Cyber sexual harassment merupakan perilaku pelecehan seksual online, yang dilakukan melalui platform digital seperti pesan visual, komentar sosial media, dan lainnya.
Itulah pemantik diskusi yang disampaikan dosen Universitas Sriwijaya, Krisna Murti, dalam webinar literasi digital dengan tema ”Menciptakan Ruang Digital yang Aman dari Kekerasan Seksual Online” yang digelar Kementerian Komunikasi dan Informatika (Kominfo) bersama Debindo bagi warga Kabupaten Brebes, Jawa Tengah, Kamis (18/11/2021).
Krisna mengatakan, bentuk dari perilaku pelecehan seksual online tersebut berupa aktivitas dalam mengirim pesan atau komentar yang melecehkan secara mental, ancaman atau hal yang tidak senonoh.
“Selain itu juga ajakan untuk melakukan aksi porno, konten porno, memperdaya korban menggunakan kata-kata seksis dan yang semacamnya,” ujarnya.
Menurut Krisna, tindakan seperti itu merupakan salah satu bentuk dari tantangan keamanan digital atau digital safety. Adapun yang dimaksud dari keamanan digital yakni sebagai sebuah proses untuk memastikan penggunaan layanan digital.
Baik secara daring maupun luring dapat dilakukan secara aman dan nyaman. Selain itu juga tidak hanya untuk mengamankan data yang dimiliki, melainkan juga melindungi data pribadi yang bersifat rahasia.
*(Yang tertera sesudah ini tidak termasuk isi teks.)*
__global__ __launch_bounds__(MU_NW * 64, 2) void qkv_rope_fused_kernel(QkvArgs p) {
  extern __shared__ __attribute__((aligned(16))) char smem[];
  using T = bf16_t;
  const int tid = threadIdx.x, lane = tid & 63, li = lane & 31, lh = lane >> 5;
  const int wave = __builtin_amdgcn_readfirstlane(tid >> 6);
  const int m0w = blockIdx.x * MU_TOK + wave * 32;
  const int m = m0w + li, mc = m < p.M ? m : p.M - 1;
  const bool wave_full = m0w + 32 <= p.M;
  const int nchunks = p.N / 64, last = nchunks - 1;
  const int row8 = lane >> 3, ch = lane & 7;
  const unsigned lds0 = (unsigned)(uintptr_t)(lds_void_t*)smem;

  unsigned woff[MU_PIECES];
#pragma unroll
  for (int j = 0; j < MU_PIECES; ++j) {
    const int q = wave * MU_PIECES + j, tile = q / 24, s6 = (q % 24) >> 2, n = (q & 3) * 8 + row8;
    woff[j] = (unsigned)(((32 * tile + n) * (int)p.ldw + s6 * 64 + ((ch ^ ((n >> 1) & 7)) << 3)) * 2);
  }
  auto issue_w = [&](int c, int slot) __attribute__((always_inline)) {
    const void* gw = p.w + (int64_t)c * 64 * p.ldw;
    const unsigned d0 = __builtin_amdgcn_readfirstlane(lds0 + slot * MU_SLOT + wave * (MU_SLOT / MU_NW));
#pragma unroll
    for (int j = 0; j < MU_PIECES; ++j) mf_dma(gw, woff[j], d0 + j * 1024);
  };
  char* htile = smem + 2 * MU_SLOT + wave * MU_HT;
  T* odst[4];
  bool ook[4];
#pragma unroll
  for (int j = 0; j < 4; ++j) {
    const int mr = m0w + j * 8 + row8;
    ook[j] = mr < p.M;
    odst[j] = p.out + (int64_t)(ook[j] ? mr : p.M - 1) * p.ldo + (ch << 3);
  }
  const float* trow = p.table + (int64_t)(mc / p.T) * p.table_bs + (int64_t)(p.pos_off + mc % p.T) * 64 + 4 * lh;

  issue_w(0, 0);
  Frag<T> xf[MF_D / 16];
  const T* xrow = p.x + (int64_t)mc * p.ldx + 8 * lh;
#pragma unroll
  for (int t = 0; t < MF_D / 16; ++t) frag_load_contig<T>(xf[t], xrow + 16 * t);
  asm volatile("s_waitcnt vmcnt(0)\n\ts_barrier" ::: "memory");

  bf16x8 rb[4] = {};
  for (int c = 0; c < nchunks; ++c) {
    const char* t0 = smem + (c & 1) * MU_SLOT;
    const char* t1 = t0 + MU_TILE;
    if (c > 0) {
      if (wave_full) {
#pragma unroll
        for (int j = 0; j < 4; ++j) fk_st<true>(reinterpret_cast<bf16x8*>(odst[j] + (c - 1) * 64), rb[j]);
      } else {
#pragma unroll
        for (int j = 0; j < 4; ++j)
          if (ook[j]) fk_st<true>(reinterpret_cast<bf16x8*>(odst[j] + (c - 1) * 64), rb[j]);
      }
    }
    const bool rot = c < p.rot_chunks;
    f32x4 cs[8];
    if (rot) {
      const float* tq = trow + (c < p.q_chunks ? p.q_off : (int64_t)0);
      asm volatile("global_load_dwordx4 %0, %8, off\n\tglobal_load_dwordx4 %1, %8, off offset:32\n\t"
                   "global_load_dwordx4 %2, %8, off offset:64\n\tglobal_load_dwordx4 %3, %8, off offset:96\n\t"
                   "global_load_dwordx4 %4, %8, off offset:128\n\tglobal_load_dwordx4 %5, %8, off offset:160\n\t"
                   "global_load_dwordx4 %6, %8, off offset:192\n\tglobal_load_dwordx4 %7, %8, off offset:224"
// ... 44 lines not shown
#pragma unroll
    for (int j = 0; j < 4; ++j) rb[j] = *reinterpret_cast<const bf16x8*>(htile + nt_off(j * 8 + row8, ch));
    asm volatile("s_waitcnt vmcnt(0)\n\ts_barrier" ::: "memory");
  }
  if (wave_full) {
#pragma unroll
    for (int j = 0; j < 4; ++j) fk_st<true>(reinterpret_cast<bf16x8*>(odst[j] + last * 64), rb[j]);
  } else {
#pragma unroll
    for (int j = 0; j < 4; ++j)
      if (ook[j]) fk_st<true>(reinterpret_cast<bf16x8*>(odst[j] + last * 64), rb[j]);
  }
}

}

static bool mu_grid_fills(int64_t M) {
  const int64_t wg = fk_cdiv(M, MU_TOK), rounds = fk_cdiv(wg, 256);
  return wg * 10 >= rounds * 256 * 7;
}
bool fk_qkv_rope_fused_ok(int64_t M, int64_t N, int64_t K, int64_t lda, int64_t ldb, int64_t ldc, const void* bias, int64_t T, int64_t D, int64_t rot_cols,
                          int64_t q_cols, int dtype) {
  static const bool off = getenv("FK_QKV_FUSED") != nullptr && getenv("FK_QKV_FUSED")[0] == '0';
  return !off && dtype == FK_BF16 && K == MF_D && D == 64 && N % 64 == 0 && rot_cols % 64 == 0 && q_cols % 64 == 0 && rot_cols <= N && !bias && mu_grid_fills(M) &&
         M < (1LL << 31) && T > 0 && M % T == 0 && lda % 8 == 0 && ldb % 8 == 0 && ldc % 8 == 0 && 64 * ldb * 2 < (1LL << 32);
}
int fk_qkv_rope_fused_launch(const void* A, int64_t lda, const void* W, int64_t ldb, void* C, int64_t ldc, int64_t M, int64_t N, const float* table,
                             int64_t table_bs, int64_t T, int64_t pos_off, int64_t rot_cols, int64_t q_cols, int64_t q_off, void* stream) {
  QkvArgs a{(const bf16_t*)A, (const bf16_t*)W, (bf16_t*)C, table, lda, ldb, ldc, table_bs, q_off, (int)M, (int)N, (int)T, (int)pos_off,
            (int)(rot_cols / 64), (int)(q_cols / 64)};
  static bool once = (hipFuncSetAttribute(reinterpret_cast<const void*>(qkv_rope_fused_kernel), hipFuncAttributeMaxDynamicSharedMemorySize, QK_LDS) == hipSuccess);
  (void)once;
  hipLaunchKernelGGL(qkv_rope_fused_kernel, dim3((unsigned)fk_cdiv(M, MU_TOK)), dim3(MU_NW * 64), QK_LDS, (hipStream_t)stream, a);
  FK_CHECK_LAUNCH("fk_gemm_nt_rope (token-on-the-lane kernel)");
  return FK_OK;
}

”Keamanan digital merupakan kemampuan untuk memaksimalkan keamanan personal penggunaan rasio keamanan saat menggunakan internet. Meliputi perlindungan diri dari kejahatan komputer secara umum,” tutur Krisna.
Krisna mengungkapkan tantangan dari keamanan digital lainnya seperti ancaman digital terus berkembang, sehingga pembaruan proteksi harus terus dilakukan. Kemudian juga kesadaran akan pentingnya melindungi data pribadi.
Selanjutnya, rekam jejak yang sulit dihapus dan selalu jadi incaran pengguna digital lain yang tak bertanggung jawab untuk melakukan suatu tindakan kejahatan. “Strategi penipuan semakin beragam, kejelian deteksi penipuan harus diasah dan konten digital semakin menarik ruang bermain terbatas. Untuk itu meningkatkan risiko kecaduan pada anak,” kata dia.
Krisna menamahkan, ketika seorang pengguna mengalami atau menerima konten negatif oleh pengguna lain ketika berinteraksi di platform digital, bisa dilaporkan ke s.id/laporkankonten.
Narasumber lainnya, Co-Founder Localin, Gervando Jeorista Leleng mengatakan pentingnya pengguna teknologi memiliki literasi digital, yakni sebuah konsep dan praktik yang bukan sekedar menitikberatkan pada kecakapan untuk menguasai teknologgi.
“Literasi digital juga banyak menekankan pada kecakapan pengguna media digital dalam melakukan proses mediasi media digital yang dilakukan secara produktif,” kata dia.
Menurut Gervando, salah satu bentuk ancaman di ruang digital yakni cyberbullying. Menurutnya, dampak dari cyberbullying berupa menarik diri dari lingkungan dan kehilangan kepercayaan diri. Kemudian juga bisa depresi, pemarah, gelisah, pencemas, menyakiti diri sendiri dan percobaan bunuh diri.
Gervando mengatakan untuk menghindari menjadi korban dari cyberbullying ini yakni memahami informasi yang diakses dari berbagai sumber, memanfaatkan fitur report dan block, mengingatkan privasi akun.
“Saring komentar media sosial sebelum sharing. Skip atau unfollow konten yang dirasa tidak sesuai dan membawa dampak buruk, dan berkolaborasi menghasilkan konten positif,” ucapnya.
Dipandu moderator Nadia Intan, webinar yang dihadiri 324 peserta ini juga menghadirkan narasumber Denik Iswandani Witarti (dosen Magister Ilmu Komunikasi, Universitas Budi Luhur), Yanuari Saputra (pegiat literasi), dan News Anchor RCTI, Shafinaz Nachiar, selaku key opinion leader.